#### Exercise:
If a line in the records contains the string "want", show that line.

#### Supplied data:

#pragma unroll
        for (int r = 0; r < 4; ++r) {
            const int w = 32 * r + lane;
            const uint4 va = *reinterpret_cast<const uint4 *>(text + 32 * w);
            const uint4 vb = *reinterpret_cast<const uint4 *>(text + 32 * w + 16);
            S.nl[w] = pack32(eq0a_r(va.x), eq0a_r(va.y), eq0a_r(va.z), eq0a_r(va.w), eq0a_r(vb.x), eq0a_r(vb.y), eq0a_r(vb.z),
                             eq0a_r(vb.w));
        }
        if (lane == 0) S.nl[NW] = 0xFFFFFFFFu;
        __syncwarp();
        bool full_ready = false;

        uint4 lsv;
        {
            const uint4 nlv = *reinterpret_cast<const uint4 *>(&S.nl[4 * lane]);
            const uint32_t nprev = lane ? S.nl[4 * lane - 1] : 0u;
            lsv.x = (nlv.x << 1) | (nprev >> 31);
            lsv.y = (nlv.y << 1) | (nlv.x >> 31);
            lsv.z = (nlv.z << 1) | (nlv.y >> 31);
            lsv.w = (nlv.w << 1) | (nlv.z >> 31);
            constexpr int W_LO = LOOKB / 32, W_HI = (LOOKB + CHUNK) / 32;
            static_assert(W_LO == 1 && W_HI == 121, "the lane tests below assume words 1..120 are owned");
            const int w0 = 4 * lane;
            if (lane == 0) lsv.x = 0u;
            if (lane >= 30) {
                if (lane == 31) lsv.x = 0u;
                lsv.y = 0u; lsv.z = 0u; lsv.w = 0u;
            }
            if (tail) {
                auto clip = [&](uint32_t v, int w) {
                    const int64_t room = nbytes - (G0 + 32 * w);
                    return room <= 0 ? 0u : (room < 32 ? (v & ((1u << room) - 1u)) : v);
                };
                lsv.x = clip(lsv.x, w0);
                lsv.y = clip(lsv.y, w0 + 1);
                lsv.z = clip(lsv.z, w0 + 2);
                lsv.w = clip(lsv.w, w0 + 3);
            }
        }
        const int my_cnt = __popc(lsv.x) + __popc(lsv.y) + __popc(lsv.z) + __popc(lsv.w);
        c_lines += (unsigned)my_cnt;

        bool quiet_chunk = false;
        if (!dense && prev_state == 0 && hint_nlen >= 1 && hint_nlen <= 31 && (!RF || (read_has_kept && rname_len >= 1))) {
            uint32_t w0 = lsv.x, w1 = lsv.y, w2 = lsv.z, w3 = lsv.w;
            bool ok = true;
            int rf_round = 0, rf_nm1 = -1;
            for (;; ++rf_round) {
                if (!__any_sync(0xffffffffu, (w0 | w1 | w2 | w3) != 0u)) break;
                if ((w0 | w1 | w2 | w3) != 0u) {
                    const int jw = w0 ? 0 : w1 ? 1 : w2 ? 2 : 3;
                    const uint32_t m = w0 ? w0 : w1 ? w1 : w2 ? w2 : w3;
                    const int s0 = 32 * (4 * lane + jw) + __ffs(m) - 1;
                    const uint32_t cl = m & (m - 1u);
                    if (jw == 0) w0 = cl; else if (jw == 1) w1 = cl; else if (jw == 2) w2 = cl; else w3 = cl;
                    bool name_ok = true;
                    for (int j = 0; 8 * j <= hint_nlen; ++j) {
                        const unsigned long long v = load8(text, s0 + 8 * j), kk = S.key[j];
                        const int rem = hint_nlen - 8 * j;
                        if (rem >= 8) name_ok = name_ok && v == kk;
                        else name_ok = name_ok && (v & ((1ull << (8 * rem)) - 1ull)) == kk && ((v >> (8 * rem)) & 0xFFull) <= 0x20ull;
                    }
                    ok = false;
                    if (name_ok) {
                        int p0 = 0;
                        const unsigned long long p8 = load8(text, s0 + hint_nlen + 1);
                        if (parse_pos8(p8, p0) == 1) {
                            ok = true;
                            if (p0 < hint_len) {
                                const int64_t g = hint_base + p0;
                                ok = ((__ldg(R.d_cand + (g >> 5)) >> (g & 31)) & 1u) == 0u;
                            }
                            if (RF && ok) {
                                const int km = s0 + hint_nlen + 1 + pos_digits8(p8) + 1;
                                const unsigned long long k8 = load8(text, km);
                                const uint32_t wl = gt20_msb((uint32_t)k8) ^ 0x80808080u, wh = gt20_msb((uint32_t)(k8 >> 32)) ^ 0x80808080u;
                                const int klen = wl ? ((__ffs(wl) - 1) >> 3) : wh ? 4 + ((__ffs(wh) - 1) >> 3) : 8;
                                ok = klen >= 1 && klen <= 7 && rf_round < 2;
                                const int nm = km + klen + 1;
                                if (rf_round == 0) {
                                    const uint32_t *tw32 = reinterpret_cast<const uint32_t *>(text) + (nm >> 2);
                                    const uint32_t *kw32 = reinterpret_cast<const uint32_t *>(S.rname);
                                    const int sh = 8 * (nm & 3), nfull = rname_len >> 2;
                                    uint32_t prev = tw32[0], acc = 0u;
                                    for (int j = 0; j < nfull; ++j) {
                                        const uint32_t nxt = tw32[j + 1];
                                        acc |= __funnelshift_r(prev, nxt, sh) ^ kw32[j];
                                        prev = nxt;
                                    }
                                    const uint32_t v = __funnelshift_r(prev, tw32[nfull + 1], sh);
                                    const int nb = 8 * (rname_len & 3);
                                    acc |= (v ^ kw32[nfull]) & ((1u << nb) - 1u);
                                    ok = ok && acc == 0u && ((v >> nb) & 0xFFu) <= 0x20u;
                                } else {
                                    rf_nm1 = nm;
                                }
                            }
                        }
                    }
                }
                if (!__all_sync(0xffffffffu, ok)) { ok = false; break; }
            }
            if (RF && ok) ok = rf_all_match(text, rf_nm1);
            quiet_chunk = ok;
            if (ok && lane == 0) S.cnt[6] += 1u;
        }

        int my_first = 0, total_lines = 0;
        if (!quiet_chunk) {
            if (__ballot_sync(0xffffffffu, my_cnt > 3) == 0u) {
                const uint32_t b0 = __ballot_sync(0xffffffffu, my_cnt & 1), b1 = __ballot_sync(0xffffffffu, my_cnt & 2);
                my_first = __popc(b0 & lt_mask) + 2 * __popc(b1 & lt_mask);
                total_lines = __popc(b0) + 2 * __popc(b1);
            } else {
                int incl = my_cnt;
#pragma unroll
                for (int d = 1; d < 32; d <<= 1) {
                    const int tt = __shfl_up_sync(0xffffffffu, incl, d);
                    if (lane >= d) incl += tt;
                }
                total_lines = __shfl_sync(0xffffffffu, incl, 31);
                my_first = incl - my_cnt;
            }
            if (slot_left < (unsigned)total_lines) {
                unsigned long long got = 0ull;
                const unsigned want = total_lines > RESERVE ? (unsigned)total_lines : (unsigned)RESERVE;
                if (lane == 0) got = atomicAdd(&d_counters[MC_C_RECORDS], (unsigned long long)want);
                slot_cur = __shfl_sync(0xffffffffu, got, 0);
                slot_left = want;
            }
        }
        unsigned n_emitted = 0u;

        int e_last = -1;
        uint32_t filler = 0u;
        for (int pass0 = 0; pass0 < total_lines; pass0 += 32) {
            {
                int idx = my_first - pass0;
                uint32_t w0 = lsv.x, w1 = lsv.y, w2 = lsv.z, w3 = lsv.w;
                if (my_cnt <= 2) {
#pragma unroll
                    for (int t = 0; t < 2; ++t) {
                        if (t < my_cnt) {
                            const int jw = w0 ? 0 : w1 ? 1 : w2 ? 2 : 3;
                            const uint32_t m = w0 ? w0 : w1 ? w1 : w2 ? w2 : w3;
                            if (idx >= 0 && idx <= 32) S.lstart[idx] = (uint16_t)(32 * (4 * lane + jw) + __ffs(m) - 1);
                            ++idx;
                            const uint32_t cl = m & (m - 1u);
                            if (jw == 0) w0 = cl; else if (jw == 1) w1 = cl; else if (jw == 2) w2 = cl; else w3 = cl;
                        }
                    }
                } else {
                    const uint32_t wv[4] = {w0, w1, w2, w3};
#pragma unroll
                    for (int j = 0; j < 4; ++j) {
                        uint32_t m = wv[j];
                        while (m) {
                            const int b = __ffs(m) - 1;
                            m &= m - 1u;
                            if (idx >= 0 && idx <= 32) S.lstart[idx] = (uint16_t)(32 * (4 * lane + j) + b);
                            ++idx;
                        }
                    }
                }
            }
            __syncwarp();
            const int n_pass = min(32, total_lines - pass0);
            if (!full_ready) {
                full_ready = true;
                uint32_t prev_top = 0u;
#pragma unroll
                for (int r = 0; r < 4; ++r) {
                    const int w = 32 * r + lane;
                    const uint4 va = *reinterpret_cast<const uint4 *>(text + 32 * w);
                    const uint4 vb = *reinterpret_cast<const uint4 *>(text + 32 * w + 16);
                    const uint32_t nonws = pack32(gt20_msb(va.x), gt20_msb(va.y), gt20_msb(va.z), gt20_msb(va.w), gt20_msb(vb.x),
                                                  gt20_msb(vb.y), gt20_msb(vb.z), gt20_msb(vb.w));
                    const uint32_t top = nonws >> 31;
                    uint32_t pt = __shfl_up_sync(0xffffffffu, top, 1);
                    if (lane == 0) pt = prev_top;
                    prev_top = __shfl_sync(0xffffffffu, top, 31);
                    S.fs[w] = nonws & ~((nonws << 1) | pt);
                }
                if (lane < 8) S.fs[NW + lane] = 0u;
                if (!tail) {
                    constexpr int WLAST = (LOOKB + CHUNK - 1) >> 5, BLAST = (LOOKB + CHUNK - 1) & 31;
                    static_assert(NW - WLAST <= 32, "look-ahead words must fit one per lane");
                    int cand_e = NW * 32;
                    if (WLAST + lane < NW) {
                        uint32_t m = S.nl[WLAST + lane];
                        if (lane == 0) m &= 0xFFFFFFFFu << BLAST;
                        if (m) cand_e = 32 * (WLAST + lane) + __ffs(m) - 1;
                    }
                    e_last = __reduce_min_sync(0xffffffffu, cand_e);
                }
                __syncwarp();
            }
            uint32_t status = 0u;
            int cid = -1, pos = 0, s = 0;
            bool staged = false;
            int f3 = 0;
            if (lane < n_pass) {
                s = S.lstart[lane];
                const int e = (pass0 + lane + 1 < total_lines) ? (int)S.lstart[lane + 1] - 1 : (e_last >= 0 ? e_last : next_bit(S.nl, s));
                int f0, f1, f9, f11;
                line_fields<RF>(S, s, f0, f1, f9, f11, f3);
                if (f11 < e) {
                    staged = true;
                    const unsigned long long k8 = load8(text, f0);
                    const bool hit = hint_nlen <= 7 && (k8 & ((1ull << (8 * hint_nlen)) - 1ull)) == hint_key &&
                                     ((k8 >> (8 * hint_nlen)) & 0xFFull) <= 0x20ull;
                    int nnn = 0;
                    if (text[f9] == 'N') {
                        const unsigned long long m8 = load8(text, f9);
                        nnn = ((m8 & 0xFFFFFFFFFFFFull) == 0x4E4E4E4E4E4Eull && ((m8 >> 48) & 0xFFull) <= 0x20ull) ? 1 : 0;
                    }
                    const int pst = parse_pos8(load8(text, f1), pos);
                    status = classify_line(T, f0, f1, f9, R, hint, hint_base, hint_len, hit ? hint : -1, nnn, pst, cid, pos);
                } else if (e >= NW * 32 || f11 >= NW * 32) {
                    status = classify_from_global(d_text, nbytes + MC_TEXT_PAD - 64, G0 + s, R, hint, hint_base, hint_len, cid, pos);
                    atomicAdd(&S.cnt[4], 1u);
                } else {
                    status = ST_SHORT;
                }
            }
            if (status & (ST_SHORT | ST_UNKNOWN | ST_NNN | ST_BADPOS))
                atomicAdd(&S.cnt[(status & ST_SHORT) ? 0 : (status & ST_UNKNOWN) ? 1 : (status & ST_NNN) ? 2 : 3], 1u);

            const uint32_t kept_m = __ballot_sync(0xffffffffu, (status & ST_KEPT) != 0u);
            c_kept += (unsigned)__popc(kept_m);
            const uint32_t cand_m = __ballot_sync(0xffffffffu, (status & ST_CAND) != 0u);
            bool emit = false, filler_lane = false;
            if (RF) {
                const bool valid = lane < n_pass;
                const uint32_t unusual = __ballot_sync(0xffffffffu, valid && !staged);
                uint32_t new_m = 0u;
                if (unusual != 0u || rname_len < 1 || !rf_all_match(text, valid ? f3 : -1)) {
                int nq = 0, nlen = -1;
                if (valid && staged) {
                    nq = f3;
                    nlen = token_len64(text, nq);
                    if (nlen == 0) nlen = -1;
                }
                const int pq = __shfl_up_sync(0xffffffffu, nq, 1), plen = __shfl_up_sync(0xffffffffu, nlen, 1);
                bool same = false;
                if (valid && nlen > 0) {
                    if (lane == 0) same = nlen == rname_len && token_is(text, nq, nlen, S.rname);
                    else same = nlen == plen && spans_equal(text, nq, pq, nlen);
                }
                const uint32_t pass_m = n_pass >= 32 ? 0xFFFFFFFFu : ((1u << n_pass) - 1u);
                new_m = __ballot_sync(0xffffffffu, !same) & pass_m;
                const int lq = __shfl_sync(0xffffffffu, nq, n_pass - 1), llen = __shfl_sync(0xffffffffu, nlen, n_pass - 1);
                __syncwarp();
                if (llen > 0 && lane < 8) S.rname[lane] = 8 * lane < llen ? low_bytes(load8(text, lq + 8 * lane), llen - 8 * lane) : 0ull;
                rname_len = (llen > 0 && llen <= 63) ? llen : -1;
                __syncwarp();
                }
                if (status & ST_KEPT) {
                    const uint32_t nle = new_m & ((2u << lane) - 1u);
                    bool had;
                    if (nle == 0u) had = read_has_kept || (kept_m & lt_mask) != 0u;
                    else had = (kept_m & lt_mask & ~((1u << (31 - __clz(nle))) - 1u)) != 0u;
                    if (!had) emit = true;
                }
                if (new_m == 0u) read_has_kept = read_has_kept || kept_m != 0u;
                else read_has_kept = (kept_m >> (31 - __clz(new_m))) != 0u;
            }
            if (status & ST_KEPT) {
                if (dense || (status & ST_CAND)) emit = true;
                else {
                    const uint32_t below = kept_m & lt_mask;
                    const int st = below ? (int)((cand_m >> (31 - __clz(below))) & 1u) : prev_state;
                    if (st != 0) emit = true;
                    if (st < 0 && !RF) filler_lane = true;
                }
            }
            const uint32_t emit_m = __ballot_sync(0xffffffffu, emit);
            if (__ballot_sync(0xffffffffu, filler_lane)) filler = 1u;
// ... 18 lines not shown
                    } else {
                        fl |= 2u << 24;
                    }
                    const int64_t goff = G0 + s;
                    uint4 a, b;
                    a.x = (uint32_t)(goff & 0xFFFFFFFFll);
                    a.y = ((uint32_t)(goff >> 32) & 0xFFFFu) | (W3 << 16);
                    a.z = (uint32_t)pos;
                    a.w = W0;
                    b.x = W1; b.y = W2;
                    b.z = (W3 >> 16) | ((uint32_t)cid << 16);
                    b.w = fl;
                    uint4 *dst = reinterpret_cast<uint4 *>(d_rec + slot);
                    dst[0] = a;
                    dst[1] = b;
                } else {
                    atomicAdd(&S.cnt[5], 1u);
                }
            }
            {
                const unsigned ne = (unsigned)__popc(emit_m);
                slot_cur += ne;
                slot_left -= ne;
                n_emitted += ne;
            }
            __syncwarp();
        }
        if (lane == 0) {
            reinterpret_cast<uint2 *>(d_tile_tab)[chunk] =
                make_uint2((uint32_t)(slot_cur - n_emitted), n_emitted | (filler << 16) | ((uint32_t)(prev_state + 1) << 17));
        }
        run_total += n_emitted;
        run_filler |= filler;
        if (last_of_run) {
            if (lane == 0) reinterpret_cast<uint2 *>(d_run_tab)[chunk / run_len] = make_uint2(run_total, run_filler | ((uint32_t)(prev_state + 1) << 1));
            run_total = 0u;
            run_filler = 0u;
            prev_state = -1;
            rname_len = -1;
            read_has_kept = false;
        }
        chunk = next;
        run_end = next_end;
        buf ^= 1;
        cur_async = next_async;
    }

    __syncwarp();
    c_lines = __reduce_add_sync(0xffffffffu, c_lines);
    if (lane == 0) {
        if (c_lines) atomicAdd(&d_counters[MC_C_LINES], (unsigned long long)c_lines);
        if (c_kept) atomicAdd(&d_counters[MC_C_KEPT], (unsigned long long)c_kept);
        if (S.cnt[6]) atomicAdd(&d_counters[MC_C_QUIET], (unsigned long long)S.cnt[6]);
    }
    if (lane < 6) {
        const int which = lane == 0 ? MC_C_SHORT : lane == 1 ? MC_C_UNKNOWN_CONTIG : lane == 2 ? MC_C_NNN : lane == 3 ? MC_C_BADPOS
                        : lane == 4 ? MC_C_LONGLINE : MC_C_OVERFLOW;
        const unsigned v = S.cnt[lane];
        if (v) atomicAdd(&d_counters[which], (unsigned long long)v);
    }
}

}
...
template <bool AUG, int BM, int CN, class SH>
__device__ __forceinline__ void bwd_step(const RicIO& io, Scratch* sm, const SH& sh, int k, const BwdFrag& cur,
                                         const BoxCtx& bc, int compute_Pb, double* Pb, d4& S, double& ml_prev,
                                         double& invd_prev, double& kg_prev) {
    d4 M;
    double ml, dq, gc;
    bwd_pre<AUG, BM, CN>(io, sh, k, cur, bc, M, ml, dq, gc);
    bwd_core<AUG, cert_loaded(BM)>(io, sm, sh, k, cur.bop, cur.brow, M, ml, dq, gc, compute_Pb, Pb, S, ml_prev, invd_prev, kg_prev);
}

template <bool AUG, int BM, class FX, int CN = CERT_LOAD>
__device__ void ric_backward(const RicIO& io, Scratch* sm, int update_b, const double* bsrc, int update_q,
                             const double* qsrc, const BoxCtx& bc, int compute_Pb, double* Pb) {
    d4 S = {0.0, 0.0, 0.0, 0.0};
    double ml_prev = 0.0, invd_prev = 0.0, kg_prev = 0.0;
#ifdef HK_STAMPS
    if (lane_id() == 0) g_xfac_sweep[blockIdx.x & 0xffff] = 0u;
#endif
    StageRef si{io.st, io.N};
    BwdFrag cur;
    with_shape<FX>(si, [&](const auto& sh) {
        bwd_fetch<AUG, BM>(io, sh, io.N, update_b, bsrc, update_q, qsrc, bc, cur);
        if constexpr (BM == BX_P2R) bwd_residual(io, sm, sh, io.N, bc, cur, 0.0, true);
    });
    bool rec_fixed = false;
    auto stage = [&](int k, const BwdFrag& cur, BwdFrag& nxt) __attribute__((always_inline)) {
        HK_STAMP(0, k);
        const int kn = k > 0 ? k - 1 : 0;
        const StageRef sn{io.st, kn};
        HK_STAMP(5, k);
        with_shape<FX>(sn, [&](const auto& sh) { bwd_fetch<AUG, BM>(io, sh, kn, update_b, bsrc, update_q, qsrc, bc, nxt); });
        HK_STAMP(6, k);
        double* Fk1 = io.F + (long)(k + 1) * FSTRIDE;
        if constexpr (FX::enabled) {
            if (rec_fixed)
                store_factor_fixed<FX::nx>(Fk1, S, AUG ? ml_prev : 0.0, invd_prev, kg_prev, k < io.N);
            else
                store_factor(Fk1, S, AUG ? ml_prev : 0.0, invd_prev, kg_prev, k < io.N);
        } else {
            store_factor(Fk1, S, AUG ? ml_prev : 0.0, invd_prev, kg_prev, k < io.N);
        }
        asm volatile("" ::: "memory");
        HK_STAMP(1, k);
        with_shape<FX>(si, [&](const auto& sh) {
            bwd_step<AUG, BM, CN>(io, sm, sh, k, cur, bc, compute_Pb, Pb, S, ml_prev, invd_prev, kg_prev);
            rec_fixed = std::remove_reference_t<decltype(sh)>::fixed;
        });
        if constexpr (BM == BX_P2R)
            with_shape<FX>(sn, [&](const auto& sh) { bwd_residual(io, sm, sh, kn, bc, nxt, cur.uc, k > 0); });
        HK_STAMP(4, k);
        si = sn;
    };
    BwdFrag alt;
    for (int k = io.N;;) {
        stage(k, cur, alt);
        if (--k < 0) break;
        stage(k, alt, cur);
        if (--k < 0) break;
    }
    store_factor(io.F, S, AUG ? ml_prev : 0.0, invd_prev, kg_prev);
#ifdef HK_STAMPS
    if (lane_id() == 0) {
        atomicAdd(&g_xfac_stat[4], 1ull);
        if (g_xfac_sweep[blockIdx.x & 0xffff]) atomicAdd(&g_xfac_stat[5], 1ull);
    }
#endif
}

#### Answer for the task:
                const unsigned want = total_lines > RESERVE ? (unsigned)total_lines : (unsigned)RESERVE;
                if (lane == 0) got = atomicAdd(&d_counters[MC_C_RECORDS], (unsigned long long)want);
                slot_left = want;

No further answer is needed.